Manganese-Catalyzed Hydrogenative Desulfurization of Thioamides

Earth-abundant transition metal catalysis has emerged as an important alternative to noble transition metal catalysis in hydrogenation reactions. However, there has been no Earth-abundant transition metal catalyzed hydrogenation of thioamides reported so far, presumably due to the poisoning of catalysts by sulfur-containing molecules. Herein, we described the first manganese-catalyzed hydrogenative desulfurization of thioamides to amines or imines. The key to success is the use of MnBr(CO)(5) instead of commonly-employed pincer-manganese catalysts, together with simple NEt3 and CuBr. This protocol features excellent selectivity on sole cleavage of the C=S bond of thioamides, in contrast to the only known Ru-catalyzed hydrogenation of thioamides, and unprecedented chemo-selectivity tolerating vulnerable functional groups such as nitrile, ketone, aldehyde, ester, sulfone, nitro, olefin, alkyne and heterocycle, which are usually susceptible to common hydride-type reductive protocols.

Automated summary

Earth-abundant transition metal catalysis has been developed as a viable substitute for noble transition metal catalysis in hydrogenation reactions.
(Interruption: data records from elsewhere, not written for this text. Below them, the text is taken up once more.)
static wae_status render_oneshot_host(wae_engine* eng, wae_graph* const* graphs, uint32_t n_graphs, float* out) {
    if (!out) return fail(WAE_INVALID_ARGUMENT, "null output buffer");
    PrepState ps;
    wae_batch* b = nullptr;
    wae_status st = prep_begin(eng, graphs, n_graphs, nullptr, &b, ps, true);
    if (st != WAE_OK) return st;
    const int n_groups = (int)b->groups.size();
    const size_t per_graph = (size_t)b->channels * b->length;
    cudaStream_t s = eng->stream;
    WorkerPool* pool = eng->workers();
    std::mutex mu;
    std::condition_variable cv;
    int pending = 0;
    std::vector<char> planned(n_groups, 0);
    std::vector<GroupPlan> gps(n_groups);
    auto task_done = [&] {
        std::lock_guard<std::mutex> lk(mu);
        pending--;
        cv.notify_all();
    };
    auto drain = [&] {
        std::unique_lock<std::mutex> lk(mu);
        cv.wait(lk, [&] { return pending == 0; });
    };
    wae_status result = WAE_OK;
    std::string result_msg;
    auto set_fail = [&](wae_status code, const std::string& msg) {
        if (result == WAE_OK) {
            result = code;
            result_msg = msg;
        }
    };
    for (int k = 0; k < n_groups && result == WAE_OK; k++) {
        wae_batch::Group& grp = b->groups[k];
        if (!grp.src_floats) continue;
        if (enqueue_source_copies(b, grp, eng->s_h2d) != WAE_OK || cudaEventRecord(grp.ev_h2d, eng->s_h2d) != cudaSuccess)
            set_fail(WAE_CUDA_ERROR, std::string("one-shot render: H2D of the source PCM failed: ") + wae_last_error());
    }
    if (result == WAE_OK) {
        std::lock_guard<std::mutex> lk(mu);
        pending += n_groups;
    }
    if (result == WAE_OK)
        for (int k = 0; k < n_groups; k++)
            pool->submit([&, k] {
                prep_plan_group(b, graphs, k, ps, gps[k]);
                {
                    std::lock_guard<std::mutex> lk(mu);
                    planned[k] = 1;
                }
                task_done();
            });
    bool out_pinned = false;
    {
        cudaPointerAttributes attr;
        if (cudaPointerGetAttributes(&attr, out) == cudaSuccess) out_pinned = attr.type == cudaMemoryTypeHost;
        else cudaGetLastError();
    }
    size_t max_group_bytes = 0;
    for (auto& grp : b->groups) max_group_bytes = std::max(max_group_bytes, (size_t)(grp.g1 - grp.g0) * per_graph * sizeof(float));
    static const bool use_ring = [] { const char* e = getenv("WAE_STAGE_RING"); return e && atoi(e) != 0; }();
    static const size_t piece_bytes = [] { const char* e = getenv("WAE_STAGE_PIECE_KB"); long kb = e ? atol(e) : 2048; return (size_t)std::max(64l, std::min(65536l, kb)) * 1024; }();
    static const int ring_slots = [] { const char* e = getenv("WAE_STAGE_SLOTS"); int n = e ? atoi(e) : 8; return std::max(2, std::min(64, n)); }();
    const bool ring = !out_pinned && use_ring;
    if (result == WAE_OK && ring && !eng->ensure_ring(piece_bytes * (size_t)ring_slots)) set_fail(WAE_OUT_OF_MEMORY, "out of memory (page-locked staging ring of the rendered PCM)");
    if (result == WAE_OK && !out_pinned && !ring && !eng->ensure_stage(max_group_bytes)) set_fail(WAE_OUT_OF_MEMORY, "out of memory (page-locked staging of the rendered PCM)");
    std::vector<char> ring_busy(ring ? ring_slots : 0, 0);
    std::vector<cudaEvent_t> ring_ev(ring ? ring_slots : 0, nullptr);
    for (auto& e : ring_ev)
        if (result == WAE_OK && cudaEventCreateWithFlags(&e, cudaEventDisableTiming | cudaEventBlockingSync) != cudaSuccess) set_fail(WAE_CUDA_ERROR, "cudaEventCreate failed");
    int issued_groups = 0;
    bool pump_abort = false;
    std::string pump_error;
    std::thread pump;
    if (result == WAE_OK && ring)
        pump = std::thread([&] {
            cudaSetDevice(eng->device);
            size_t piece_no = 0;
            for (int k = 0; k < n_groups; k++) {
                {
                    std::unique_lock<std::mutex> lk(mu);
                    cv.wait(lk, [&] { return issued_groups > k || pump_abort; });
                    if (issued_groups <= k) return;
                }
                wae_batch::Group& grp = b->groups[k];
                if (cudaStreamWaitEvent(eng->s_d2h, grp.ev_done, 0) != cudaSuccess) {
                    std::lock_guard<std::mutex> lk(mu);
                    pump_error = "cudaStreamWaitEvent failed";
                    return;
                }
                const size_t off = (size_t)grp.g0 * per_graph * sizeof(float), bytes = (size_t)(grp.g1 - grp.g0) * per_graph * sizeof(float);
                for (size_t a0 = 0; a0 < bytes; a0 += piece_bytes, piece_no++) {
                    const size_t nb = std::min(piece_bytes, bytes - a0);
                    const int slot = (int)(piece_no % (size_t)ring_slots);
                    {
                        std::unique_lock<std::mutex> lk(mu);
                        cv.wait(lk, [&] { return !ring_busy[slot]; });
                        ring_busy[slot] = 1;
                        pending++;
                    }
                    char* stage = eng->h_ring + (size_t)slot * piece_bytes;
                    if (cudaMemcpyAsync(stage, (const char*)b->d_out + off + a0, nb, cudaMemcpyDeviceToHost, eng->s_d2h) != cudaSuccess ||
                        cudaEventRecord(ring_ev[slot], eng->s_d2h) != cudaSuccess) {
                        std::lock_guard<std::mutex> lk(mu);
                        pump_error = "D2H failed";
                        ring_busy[slot] = 0;
                        pending--;
                        cv.notify_all();
                        return;
                    }
                    char* dst = (char*)out + off + a0;
                    pool->submit([&, slot, stage, dst, nb] {
                        cudaEventSynchronize(ring_ev[slot]);
                        copy_streaming(dst, stage, nb);
                        {
                            std::lock_guard<std::mutex> lk(mu);
                            ring_busy[slot] = 0;
                        }
                        task_done();
                    });
                }
            }
        });
    constexpr int SLOTS = wae_engine::kStageSlots;
    bool slot_busy[SLOTS] = {false, false, false, false};
    std::vector<cudaEvent_t> ev_copy((out_pinned || ring) ? 0 : n_groups, nullptr);
    std::vector<std::unique_ptr<std::atomic<int>>> parts_left;
    for (auto& e : ev_copy)
        if (result == WAE_OK && cudaEventCreateWithFlags(&e, cudaEventDisableTiming | cudaEventBlockingSync) != cudaSuccess)
            set_fail(WAE_CUDA_ERROR, "cudaEventCreate failed");
    static const int env_parts = [] { const char* e = getenv("WAE_COPY_PARTS"); return e ? atoi(e) : 0; }();
    const int copy_parts = env_parts > 0 ? std::min(env_parts, 32) : std::max(1, std::min(8, pool->size() / 2));
    if (result == WAE_OK) {
        if (cudaEventCreate(&b->ev0) != cudaSuccess || cudaEventCreate(&b->ev1) != cudaSuccess || cudaEventRecord(b->ev0, s) != cudaSuccess)
            set_fail(WAE_CUDA_ERROR, "cudaEventCreate failed");
    }
    for (int k = 0; k < n_groups && result == WAE_OK; k++) {
        {
            std::unique_lock<std::mutex> lk(mu);
            cv.wait(lk, [&] { return planned[k] != 0; });
        }
        if (gps[k].code != WAE_OK) {
            set_fail(gps[k].code, gps[k].error);
            break;
        }
        prep_append_group(b, k, ps, gps[k]);
        wae_batch::Group& grp = b->groups[k];
        if (grp.src_floats && cudaStreamWaitEvent(s, grp.ev_h2d, 0) != cudaSuccess) {
            set_fail(WAE_CUDA_ERROR, "cudaStreamWaitEvent failed");
            break;
        }
        if (run_group(b, grp) != WAE_OK) {
            set_fail(WAE_CUDA_ERROR, wae_last_error());
            break;
        }
        const size_t off = (size_t)grp.g0 * per_graph, bytes = (size_t)(grp.g1 - grp.g0) * per_graph * sizeof(float);
        if (cudaEventRecord(grp.ev_done, s) != cudaSuccess || (!ring && cudaStreamWaitEvent(eng->s_d2h, grp.ev_done, 0) != cudaSuccess)) {
            set_fail(WAE_CUDA_ERROR, "event record / wait failed");
            break;
        }
        if (out_pinned) {
            if (cudaMemcpyAsync(out + off, b->d_out + off, bytes, cudaMemcpyDeviceToHost, eng->s_d2h) != cudaSuccess) set_fail(WAE_CUDA_ERROR, "D2H failed");
            continue;
        }
        if (ring) {
            std::lock_guard<std::mutex> lk(mu);
            issued_groups = k + 1;
            cv.notify_all();
            continue;
        }
        const int slot = k % SLOTS;
        {
            std::unique_lock<std::mutex> lk(mu);
            cv.wait(lk, [&] { return !slot_busy[slot]; });
            slot_busy[slot] = true;
            pending += copy_parts;
        }
        if (cudaMemcpyAsync(eng->h_stage[slot], b->d_out + off, bytes, cudaMemcpyDeviceToHost, eng->s_d2h) != cudaSuccess ||
            cudaEventRecord(ev_copy[k], eng->s_d2h) != cudaSuccess) {
            set_fail(WAE_CUDA_ERROR, "D2H failed");
            std::lock_guard<std::mutex> lk(mu);
            pending -= copy_parts;
            slot_busy[slot] = false;
            break;
        }
        parts_left.emplace_back(new std::atomic<int>(copy_parts));
        std::atomic<int>* left = parts_left.back().get();
        for (int part = 0; part < copy_parts; part++)
            pool->submit([&, k, slot, part, left, off, bytes] {
                cudaEventSynchronize(ev_copy[k]);
                const size_t chunk = (bytes / copy_parts + 63) / 64 * 64;
                const size_t a0 = std::min(bytes, (size_t)part * chunk), a1 = std::min(bytes, a0 + chunk);
                static const bool nt = [] { const char* e = getenv("WAE_STAGE_NT"); return !e || atoi(e) != 0; }();
                if (a1 > a0) {
                    if (nt) copy_streaming((char*)(out + off) + a0, (const char*)eng->h_stage[slot] + a0, a1 - a0);
                    else std::memcpy((char*)(out + off) + a0, (const char*)eng->h_stage[slot] + a0, a1 - a0);
                }
                if (left->fetch_sub(1) == 1) {
                    std::lock_guard<std::mutex> lk(mu);
                    slot_busy[slot] = false;
                }
                task_done();
            });
    }
    if (result == WAE_OK && cudaEventRecord(b->ev1, s) != cudaSuccess) set_fail(WAE_CUDA_ERROR, "cudaEventRecord failed");
    if (pump.joinable()) {
        {
            std::lock_guard<std::mutex> lk(mu);
            if (issued_groups < n_groups) pump_abort = true;
            cv.notify_all();
        }
        pump.join();
        if (!pump_error.empty()) set_fail(WAE_CUDA_ERROR, "one-shot render: " + pump_error);
    }
    drain();
    if (cudaStreamSynchronize(eng->s_d2h) != cudaSuccess || cudaStreamSynchronize(s) != cudaSuccess || cudaStreamSynchronize(eng->s_h2d) != cudaSuccess)
        set_fail(WAE_CUDA_ERROR, std::string("one-shot render: ") + cudaGetErrorString(cudaGetLastError()));
    cudaError_t le = cudaGetLastError();
    if (le != cudaSuccess) set_fail(WAE_CUDA_ERROR, std::string("one-shot render: ") + cudaGetErrorString(le));
    for (auto& e : ev_copy)
        if (e) cudaEventDestroy(e);
    for (auto& e : ring_ev)
        if (e) cudaEventDestroy(e);
    wae_batch_destroy(b);
    if (result != WAE_OK) return fail(result, result_msg);
    return WAE_OK;
}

However, the hydrogenation of thioamides using earth-abundant transition metals has not been reported due to catalyst poisoning by sulfur-containing molecules. In this study, we successfully achieved manganese-catalyzed hydrogenative desulfurization of thioamides to amines or imines by employing MnBr(CO)(5) instead of commonly-used pincer-manganese catalysts, along with NEt3 and CuBr. This reaction demonstrated excellent selectivity in breaking the C=S bond of thioamides, unlike the only known Ru-catalyzed hydrogenation of thioamides, and it exhibited unprecedented chemo-selectivity towards vulnerable functional groups.